> **PROBLEM DETAILS**: Please keep to the lines below from the one with "bf16x8 aw[NQW][MR];" through the one with "auto act2 = [](unsigned", and restate them word for word, ends included.

START SUPPLIED INFORMATION

template <class T>
__global__ __launch_bounds__(T::THREADS, (T::MINWG * T::THREADS + 255) / 256) void resblock_pair_g_bf16_k(BConvArgs a) {
    constexpr int C = T::C, KS = T::KS, N1 = T::N1, WN = T::WN, PA = T::PA, RA = T::RA;
    constexpr int THREADS = T::THREADS, MR = T::MR, NR = T::NR, H2 = T::H2, NT2 = T::NT2;
    constexpr int SPR1 = T::SPR1, P1 = T::P1, SPR2 = T::SPR2, P2 = T::P2, XC = T::XC, NXC = T::NXC, KSX = T::KSX;
    constexpr int KSTEPS = T::KSTEPS, NQT = T::NQT, MB = T::MB, XPT = T::XPT;
    constexpr int BLK = T::BLK;
    constexpr bool B16 = BLK == 16;
    constexpr int MR16 = T::MR16, NR16 = T::NR16, NH = T::NH;
    static_assert(!B16 || (!T::RAWRES && !T::TAIL && !T::WREG && !T::UNROLL_ALL), "16-block tiles are the rolled-loop C >= 64 tiles");

    extern __shared__ __attribute__((aligned(16))) unsigned char lds[];
    unsigned char* xt = lds;
    [[maybe_unused]] unsigned char* const xraw = lds + (T::RAWRES ? T::tile_bytes(a.dil) : 0);

    const int tid = threadIdx.x;
    const int lane = tid & 63;
    const int wave = tid >> 6;
    const int wm = wave / WN;
    const int wn = wave % WN;
    const int l31 = lane & 31;
    const int lh = lane >> 5;
    const int l15 = lane & 15;
    const int lg = lane >> 4;
    const int b = a.zrev ? (int)(gridDim.z - 1 - blockIdx.z) : (int)blockIdx.z;
    const int Lp = a.L;
    const int L = a.lens ? min(max(a.lens[b], 0) * a.len_mul, a.L) : a.L;
    constexpr int OH = T::OH, TS = NT2 - 2 * OH;
    const bool xmap = (a.L + TS - 1) / TS >= XCD_MAP_MIN_TILES;
    const int nt = (L + TS - 1) / TS, r = (int)((blockIdx.x + b) & 7), lo = (r * nt) >> 3, hi = ((r + 1) * nt) >> 3;
    const int tile = xmap ? lo + (int)(blockIdx.x >> 3) : (int)blockIdx.x;
    if (xmap && tile >= hi) return;
    const int t0 = tile * TS - OH;
    if (t0 + OH >= L) return;
    const int dil = a.dil;
    const int h1 = H2 * dil;
    const int rowsx = N1 + 2 * h1;
    const unsigned short* __restrict__ xg = static_cast<const unsigned short*>(a.x) + (size_t)b * Lp * C;
    [[maybe_unused]] const int wg_lin = blockIdx.z * gridDim.x + blockIdx.x;
    VTTS_TL_ID(a, wg_lin);
    VTTS_TL(a, wg_lin, 0);

    typedef float f32x4 __attribute__((ext_vector_type(4)));
    f32x16 acc[B16 ? 1 : MR][B16 ? 1 : NR];
    f32x16 bblk[B16 ? 1 : MR];
    f32x4 acc16[B16 ? MR16 : 1][B16 ? NR16 : 1];
    f32x4 bblk16[B16 ? MR16 : 1];
    auto load_bias = [&](const float* __restrict__ bias) {
        typedef float f32x8 __attribute__((ext_vector_type(8)));
        if constexpr (B16) {
#pragma unroll
            for (int mr = 0; mr < MR16; ++mr) bblk16[mr] = *reinterpret_cast<const f32x4*>(bias + wm * (C / T::WM) + mr * 16 + 4 * lg);
            return;
        }
#pragma unroll
        for (int mr = 0; mr < MR; ++mr) {
            const float* __restrict__ bp = bias + wm * (C / T::WM) + mr * 32 + 4 * lh;
            const f32x4 q0 = *reinterpret_cast<const f32x4*>(bp), q1 = *reinterpret_cast<const f32x4*>(bp + 8);
            const f32x4 q2 = *reinterpret_cast<const f32x4*>(bp + 16), q3 = *reinterpret_cast<const f32x4*>(bp + 24);
            const f32x8 lo = __builtin_shufflevector(q0, q1, 0, 1, 2, 3, 4, 5, 6, 7), hi = __builtin_shufflevector(q2, q3, 0, 1, 2, 3, 4, 5, 6, 7);
            bblk[mr] = __builtin_shufflevector(lo, hi, 0, 1, 2, 3, 4, 5, 6, 7, 8, 9, 10, 11, 12, 13, 14, 15);
        }
    };
    load_bias(a.bias);
    if constexpr (T::TAIL) {
        float* tw = reinterpret_cast<float*>(lds + T::tile_bytes(dil) + T::RAW_BYTES);
        for (int i = tid; i < T::TAIL_KS * C; i += THREADS) tw[i] = a.tail_wf[i];
    }

    constexpr int NQW = T::WREG ? NQT : 1;
    bf16x8 aw[NQW][MR];
    auto load_w_all = [&](const unsigned char* __restrict__ wconv) {
        if constexpr (T::WREG) {
            const uint4* __restrict__ ap = reinterpret_cast<const uint4*>(wconv) + (size_t)(wm * MR) * 64 + lane;
#pragma unroll
            for (int q = 0; q < NQT; ++q)
#pragma unroll
                for (int mr = 0; mr < MR; ++mr) aw[q][mr] = __builtin_bit_cast(bf16x8, ap[(size_t)(q * MB + mr) * 64]);
        }
    };
    load_w_all(static_cast<const unsigned char*>(a.wp));

    auto stage_x = [&](int xc, auto xb_tag) {
        constexpr int XB = decltype(xb_tag)::value;
        constexpr int RPI = THREADS / SPR1;
        static_assert(THREADS % SPR1 == 0 && RPI % 16 == 0, "a thread's units share their column and their swizzle");
        const int tx0 = t0 - H2 - h1;
        constexpr int RW = 64 / SPR1;
        const int row0 = SPR1 >= 16 ? tid / SPR1 : wave * RW + lane % RW, c = SPR1 >= 16 ? tid % SPR1 : lane / RW;
        auto act2 = [](unsigned u) { return lrelu01_pack(bf16_lo(u), bf16_hi(u)); };
        unsigned char* const lds0 = xt + tile_off<SPR1, BLK>(row0, c);
        [[maybe_unused]] auto keep_raw = [&](int r, int cc, const uint4& raw, bool live) {
            const int rr = r - H2 - h1;
            if (live && rr >= 0 && rr < N1) *reinterpret_cast<uint4*>(xraw + tile_off<SPR1, BLK>(rr, cc)) = raw;
        };
        if (tx0 >= 0 && tx0 + XPT * RPI <= L) {
            const unsigned short* __restrict__ g0 = xg + (size_t)(tx0 + row0) * C + xc * XC + c * 8;
#pragma unroll
            for (int i0 = 0; i0 < XPT; i0 += XB) {
                uint4 v[XB];
#pragma unroll
                for (int i = 0; i < XB; ++i)
                    if (i0 + i < XPT) v[i] = *reinterpret_cast<const uint4*>(g0 + (size_t)(i0 + i) * RPI * C);
#if VTTS_TIMELINE
                if (i0 == 0) {
                    VTTS_TL(a, wg_lin, 7);
                    __builtin_amdgcn_s_waitcnt(0x0f70);
                    VTTS_TL(a, wg_lin, 8);
                }
#endif
                if constexpr (T::RAWRES) {
#pragma unroll
                    for (int i = 0; i < XB; ++i) keep_raw(row0 + (i0 + i) * RPI, c, v[i], i0 + i < XPT);
                }
#pragma unroll
                for (int i = 0; i < XB; ++i) {
                    v[i].x = act2(v[i].x);
                    v[i].y = act2(v[i].y);
                    v[i].z = act2(v[i].z);
                    v[i].w = act2(v[i].w);
                }
#pragma unroll
                for (int i = 0; i < XB; ++i)
                    if (i0 + i < XPT && row0 + (i0 + i) * RPI < rowsx) *reinterpret_cast<uint4*>(lds0 + (i0 + i) * RPI * P1) = v[i];
            }
            return;
        }
#pragma unroll
        for (int i0 = 0; i0 < XPT; i0 += XB) {
            uint4 v[XB];
            bool okx[XB];
#pragma unroll
            for (int i = 0; i < XB; ++i) {
                const int t = tx0 + row0 + (i0 + i) * RPI;
                okx[i] = i0 + i < XPT && row0 + (i0 + i) * RPI < rowsx && t >= 0 && t < L;
                const int tc = t < 0 ? 0 : (t >= L ? L - 1 : t);
                v[i] = *reinterpret_cast<const uint4*>(xg + (size_t)tc * C + xc * XC + c * 8);
            }
#pragma unroll
            for (int i = 0; i < XB; ++i) {
                if (!okx[i]) v[i] = make_uint4(0u, 0u, 0u, 0u);
                if constexpr (T::RAWRES) keep_raw(row0 + (i0 + i) * RPI, c, v[i], i0 + i < XPT);
                v[i].x = act2(v[i].x);
                v[i].y = act2(v[i].y);
                v[i].z = act2(v[i].z);
                v[i].w = act2(v[i].w);
            }
#pragma unroll
            for (int i = 0; i < XB; ++i)
                if (i0 + i < XPT && row0 + (i0 + i) * RPI < rowsx) *reinterpret_cast<uint4*>(lds0 + (i0 + i) * RPI * P1) = v[i];
        }
    };
    stage_x(0, std::integral_constant<int, XPT>{});
    VTTS_TL(a, wg_lin, 9);
    __syncthreads();
    VTTS_TL(a, wg_lin, 1);

    const int rowbase0 = wn * (N1 / WN) + l31;
    auto conv_phase = [&](const unsigned char* __restrict__ wconv, int dl, auto sprb_tag, auto nks_tag, int ks0, auto fresh_tag) {
        constexpr int SPRB = decltype(sprb_tag)::value, PB = SPRB * 16, NKS = decltype(nks_tag)::value;
        constexpr bool FRESH = decltype(fresh_tag)::value;
        constexpr int NSTEPS = KS * NKS;
        const uint4* __restrict__ aptr = reinterpret_cast<const uint4*>(wconv) + ((size_t)ks0 * MB + wm * MR) * 64 + lane;
        bf16x8 af[RA][MR], bf[2][NR];
        auto load_a = [&](int tap, int ks, int slot) {
            const int tc = tap < KS ? tap : KS - 1;
#pragma unroll
            for (int mr = 0; mr < MR; ++mr)
                af[slot][mr] = __builtin_bit_cast(bf16x8, aptr[(size_t)((tc * KSTEPS + ks) * MB + mr) * 64]);
        };
        auto load_b = [&](int tap, int ks, int par) {
#pragma unroll
            for (int nr = 0; nr < NR; ++nr) {
                const int row = rowbase0 + tap * dl + nr * 32;
                bf[par][nr] = *reinterpret_cast<const bf16x8*>(xt + tile_off<SPRB, BLK>(row, ks * 2 + lh));
            }
        };
        auto mfma_step = [&](int slot, int par, bool first) {
#pragma unroll
            for (int mr = 0; mr < MR; ++mr)
#pragma unroll
                for (int nr = 0; nr < NR; ++nr) {
                    acc[mr][nr] = __builtin_amdgcn_mfma_f32_32x32x16_bf16(af[slot][mr], bf[par][nr], first ? bblk[mr] : acc[mr][nr], 0, 0, 0);

                }
        };
        auto pin_step = [&](bool has_b) {
            constexpr int NM = MR * NR;
            const int mem = MR + (has_b ? NR : 0);
            int done = 0;
            for (int i = 0; i < NM; ++i) {
                __builtin_amdgcn_sched_group_barrier(0x008, 1, 0);
                const int upto = (i + 1) * mem / NM;
                for (; done < upto; ++done) {
                    if (done < MR) __builtin_amdgcn_sched_group_barrier(0x020, 1, 0);
                    else __builtin_amdgcn_sched_group_barrier(0x100, 1, 0);
                }
            }
        };
        static_assert(T::UNROLL_ALL || PA <= NKS, "look-ahead within two taps");
#pragma unroll
        for (int s = 0; s < PA; ++s) load_a(s / NKS, s % NKS, s % RA);
        load_b(0, 0, 0);
        __builtin_amdgcn_sched_group_barrier(0x020, MR * PA, 0);
        __builtin_amdgcn_sched_group_barrier(0x100, NR, 0);
        if constexpr (T::UNROLL_ALL) {
#pragma unroll
            for (int s = 0; s < NSTEPS; ++s) {
                load_a((s + PA) / NKS, (s + PA) % NKS, (s + PA) % RA);
                if (s + 1 < NSTEPS) load_b((s + 1) / NKS, (s + 1) % NKS, (s + 1) & 1);
                mfma_step(s % RA, s & 1, FRESH && s == 0);
                pin_step(s + 1 < NSTEPS);
            }
        } else {
            constexpr int UB = NKS < 8 ? NKS : 8;
            static_assert(T::UNROLL_ALL || (UB % RA == 0 && UB % 2 == 0 && NKS % UB == 0), "ring slot / B parity must be compile-time in the block loop");
            typedef unsigned u32x4_t __attribute__((ext_vector_type(4)));
            const auto rs_w = __builtin_amdgcn_make_buffer_rsrc(const_cast<unsigned char*>(wconv), 0, (int)T::CONV_BYTES, 0x00020000);
            const unsigned a_voff = (unsigned)((wm * MR) * 64 + lane) * 16;
            auto load_a2 = [&](int sa, int slot) {
                const int sc = sa < NSTEPS ? sa : NSTEPS - 1;
                const int tap = sc / NKS, ks = sc - tap * NKS;
                const int soff = ((tap * KSTEPS + ks0 + ks) * MB) * 1024;
#pragma unroll
                for (int mr = 0; mr < MR; ++mr) {
                    const u32x4_t v = __builtin_amdgcn_raw_buffer_load_b128(rs_w, a_voff + mr * 1024, soff, 0);
                    af[slot][mr] = __builtin_bit_cast(bf16x8, v);
                }
            };
            auto tap_terms = [&](int tap, unsigned& tapaddr, unsigned& xs) {
                const int row = rowbase0 + tap * dl;
                if constexpr (SPRB >= 16) {
                    tapaddr = (unsigned)row * PB;
                    xs = (unsigned)(swz_of<SPRB>(row) ^ lh) << 4;
                } else {
                    tapaddr = (unsigned)tile_off<SPRB, BLK>(row, lh);
                    xs = 0;
                }
            };
            auto load_b2 = [&](unsigned tapaddr, unsigned xs, int ks, int par) {
                const unsigned addr = SPRB >= 16 ? tapaddr + (xs ^ (unsigned)(ks << 5)) : tapaddr + (unsigned)(ks << 9);
#pragma unroll
                for (int nr = 0; nr < NR; ++nr) bf[par][nr] = *reinterpret_cast<const bf16x8*>(xt + addr + nr * 32 * PB);
            };
            auto block = [&](int s0, auto first_tag) {
                const int tap = s0 / NKS, ksb = s0 - tap * NKS;
                unsigned ta, xs, tn, xn;
                tap_terms(tap, ta, xs);
                const bool wrap = ksb + UB >= NKS;
                const int tapn = tap + 1 < KS ? tap + 1 : KS - 1;
                tap_terms(wrap ? tapn : tap, tn, xn);
                const int ksn = wrap ? 0 : ksb + UB;
#pragma unroll
                for (int i = 0; i < UB; ++i) {
                    load_a2(s0 + i + PA, (i + PA) % RA);
                    if (i + 1 < UB) load_b2(ta, xs, ksb + i + 1, (i + 1) & 1);
                    else load_b2(tn, xn, ksn, (i + 1) & 1);
                    mfma_step(i % RA, i & 1, decltype(first_tag)::value && i == 0);
                    pin_step(true);
                }
            };
            block(0, std::integral_constant<bool, FRESH>{});
#pragma nounroll
            for (int s0 = UB; s0 < NSTEPS; s0 += UB) block(s0, std::false_type{});
        }
    };

    auto conv_phase_wreg = [&](int dl, auto sprb_tag) {
        constexpr int SPRB = decltype(sprb_tag)::value;
        bf16x8 bf[2][NR];
        auto load_b = [&](int q, int par) {
            const int tap = q / KSTEPS, ks = q % KSTEPS;
#pragma unroll
            for (int nr = 0; nr < NR; ++nr) bf[par][nr] = *reinterpret_cast<const bf16x8*>(xt + tile_off<SPRB, BLK>(rowbase0 + tap * dl + nr * 32, ks * 2 + lh));
        };
        load_b(0, 0);
        __builtin_amdgcn_sched_group_barrier(0x100, NR, 0);
#pragma unroll
        for (int q = 0; q < NQT; ++q) {
            if (q + 1 < NQT) load_b(q + 1, (q + 1) & 1);
#pragma unroll
            for (int mr = 0; mr < MR; ++mr)
#pragma unroll
                for (int nr = 0; nr < NR; ++nr)
                    acc[mr][nr] = __builtin_amdgcn_mfma_f32_32x32x16_bf16(aw[q < NQW ? q : 0][mr], bf[q & 1][nr], q == 0 ? bblk[mr] : acc[mr][nr], 0, 0, 0);
            for (int i = 0; i < MR * NR; ++i) {
                __builtin_amdgcn_sched_group_barrier(0x008, 1, 0);
                if (q + 1 < NQT && i < NR) __builtin_amdgcn_sched_group_barrier(0x100, 1, 0);
            }
        }
    };


    const int rowbase16 = wn * (N1 / WN) + l15;
    auto conv_phase16 = [&](const unsigned char* __restrict__ wconv, int dl, auto sprb_tag, auto nks_tag, int ks0, auto fresh_tag) {
        constexpr int SPRB = decltype(sprb_tag)::value, PB = SPRB * 16, NKS = decltype(nks_tag)::value;
        constexpr bool FRESH = decltype(fresh_tag)::value;
        constexpr int NSTEPS = KS * NKS, LA = T::LA16, RA = T::RA16, UB = 4, APU = MR16 / NH;
        constexpr int REM = NSTEPS % UB;
        static_assert((NKS % UB == 0 || UB % NKS == 0) && UB % RA == 0 && (UB * NH) % 2 == 0, "ring slot / B parity must be compile-time in the block loop");
        const auto rs_w = __builtin_amdgcn_make_buffer_rsrc(const_cast<unsigned char*>(wconv), 0, (int)T::CONV_BYTES, 0x00020000);
        const unsigned a_voff = (unsigned)((wm * MR16) * 64 + lane) * 16;
        bf16x8 af[RA][MR16], bf[2][4];
        auto load_a = [&](int sa, auto h_tag, auto slot_tag) {
            constexpr int h = decltype(h_tag)::value, slot = decltype(slot_tag)::value;
            const int sc = sa < NSTEPS ? sa : NSTEPS - 1;
            const int tap = sc / NKS, ks = sc - tap * NKS;
            const int soff = ((tap * T::KS32 + ks0 + ks) * (C / 16)) * 1024;
#pragma unroll
            for (int m = h * APU; m < (h + 1) * APU; ++m) af[slot][m] = __builtin_bit_cast(bf16x8, __builtin_amdgcn_raw_buffer_load_b128(rs_w, a_voff + m * 1024, soff, 0));
        };
        auto tap_terms = [&](int tap, unsigned& tapaddr, unsigned& xs) {
            const int row = rowbase16 + tap * dl;
            if constexpr (SPRB >= 16) {
                tapaddr = (unsigned)row * PB;
                xs = (unsigned)(swz_of<SPRB, 16>(row) ^ lg) << 4;
            } else {
                tapaddr = (unsigned)tile_off<SPRB, BLK>(row, lg);
                xs = 0;
            }
        };
        auto load_b = [&](unsigned tapaddr, unsigned xs, int ks, int h, auto par_tag) {
            const unsigned addr = SPRB >= 16 ? tapaddr + (xs ^ (unsigned)(ks << 6)) : tapaddr + (unsigned)(ks << 10);
#pragma unroll
            for (int nr = 0; nr < 4; ++nr) bf[decltype(par_tag)::value][nr] = *reinterpret_cast<const bf16x8*>(xt + addr + (4 * h + nr) * 16 * PB);
        };
        auto pin_unit = [&](auto nds_tag, auto nvm_tag) {
            constexpr int NDS = decltype(nds_tag)::value, NVM = decltype(nvm_tag)::value;
            int done = 0;
#pragma unroll
            for (int i = 0; i < 16; ++i) {
                __builtin_amdgcn_sched_group_barrier(0x008, 1, 0);
                const int upto = (i + 1) * (NDS + NVM) / 16;
#pragma unroll
                for (; done < upto; ++done) {
                    if (done < NDS) __builtin_amdgcn_sched_group_barrier(0x100, 1, 0);
                    else __builtin_amdgcn_sched_group_barrier(0x020, 1, 0);
                }
            }
        };
        unsigned ta0, xs0;
        tap_terms(0, ta0, xs0);
        static_for(std::make_integer_sequence<int, LA * NH>{}, [&](auto v) {
            constexpr int s = decltype(v)::value / NH, h = decltype(v)::value % NH;
            load_a(s, std::integral_constant<int, h>{}, std::integral_constant<int, s % RA>{});
        });
        load_b(ta0, xs0, 0, 0, std::integral_constant<int, 0>{});
        __builtin_amdgcn_sched_group_barrier(0x020, MR16 * LA, 0);
        __builtin_amdgcn_sched_group_barrier(0x100, 4, 0);
        auto block = [&](int s0, auto nu_tag) {
            constexpr int NU = decltype(nu_tag)::value, NT = NKS >= UB ? 1 : (NU + NKS - 1) / NKS;
            constexpr bool PEEL = NU < UB;
            const int tap = s0 / NKS, ksb = s0 - tap * NKS;
            unsigned ta[NT], xs[NT], tn, xn;
#pragma unroll
            for (int t = 0; t < NT; ++t) tap_terms(tap + t, ta[t], xs[t]);
            const bool wrap = ksb + UB >= NKS;
            const int tapn = tap + NT < KS ? tap + NT : KS - 1;
            tap_terms(wrap ? tapn : tap, tn, xn);
            const int ksn = wrap ? 0 : ksb + UB;
            static_for(std::make_integer_sequence<int, NU * NH>{}, [&](auto v) {
                constexpr int u = decltype(v)::value, i = u / NH, h = u % NH;
                constexpr int ti = NKS >= UB ? 0 : i / NKS, ki = i - ti * NKS;
                constexpr int tj = NKS >= UB ? 0 : (i + 1) / NKS, kj = i + 1 - tj * NKS;
                constexpr bool last = h + 1 == NH && i + 1 == NU;
                if constexpr (!PEEL) load_a(s0 + i + LA, std::integral_constant<int, h>{}, std::integral_constant<int, (i + LA) % RA>{});
                constexpr auto par = std::integral_constant<int, (u + 1) & 1>{};
                if constexpr (h + 1 < NH) load_b(ta[ti], xs[ti], ksb + ki, h + 1, par);
                else if constexpr (i + 1 < NU) load_b(ta[tj], xs[tj], ksb + kj, 0, par);
                else if constexpr (!PEEL) load_b(tn, xn, ksn, 0, par);
#pragma unroll
                for (int nr = 0; nr < 4; ++nr)
#pragma unroll
                    for (int mr = 0; mr < MR16; ++mr)
                        acc16[mr][4 * h + nr] = __builtin_amdgcn_mfma_f32_16x16x32_bf16(af[i % RA][mr], bf[u & 1][nr], acc16[mr][4 * h + nr], 0, 0, 0);
                pin_unit(std::integral_constant<int, PEEL && last ? 0 : 4>{}, std::integral_constant<int, PEEL ? 0 : APU>{});
            });
        };
        if constexpr (FRESH) {
#pragma unroll
            for (int mr = 0; mr < MR16; ++mr)
#pragma unroll
                for (int nr = 0; nr < NR16; ++nr) acc16[mr][nr] = bblk16[mr];
        }
#pragma nounroll
        for (int s0 = 0; s0 < NSTEPS - REM; s0 += UB) block(s0, std::integral_constant<int, UB>{});
        if constexpr (REM != 0) block(NSTEPS - REM, std::integral_constant<int, REM>{});
    };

END SUPPLIED INFORMATION

> **ANSWER AREA**:
    bf16x8 aw[NQW][MR];
    auto load_w_all = [&](const unsigned char* __restrict__ wconv) {
        if constexpr (T::WREG) {
            const uint4* __restrict__ ap = reinterpret_cast<const uint4*>(wconv) + (size_t)(wm * MR) * 64 + lane;
#pragma unroll
            for (int q = 0; q < NQT; ++q)
#pragma unroll
                for (int mr = 0; mr < MR; ++mr) aw[q][mr] = __builtin_bit_cast(bf16x8, ap[(size_t)(q * MB + mr) * 64]);
        }
    };
    load_w_all(static_cast<const unsigned char*>(a.wp));

    auto stage_x = [&](int xc, auto xb_tag) {
        constexpr int XB = decltype(xb_tag)::value;
        constexpr int RPI = THREADS / SPR1;
        static_assert(THREADS % SPR1 == 0 && RPI % 16 == 0, "a thread's units share their column and their swizzle");
        const int tx0 = t0 - H2 - h1;
        constexpr int RW = 64 / SPR1;
        const int row0 = SPR1 >= 16 ? tid / SPR1 : wave * RW + lane % RW, c = SPR1 >= 16 ? tid % SPR1 : lane / RW;
        auto act2 = [](unsigned u) { return lrelu01_pack(bf16_lo(u), bf16_hi(u)); };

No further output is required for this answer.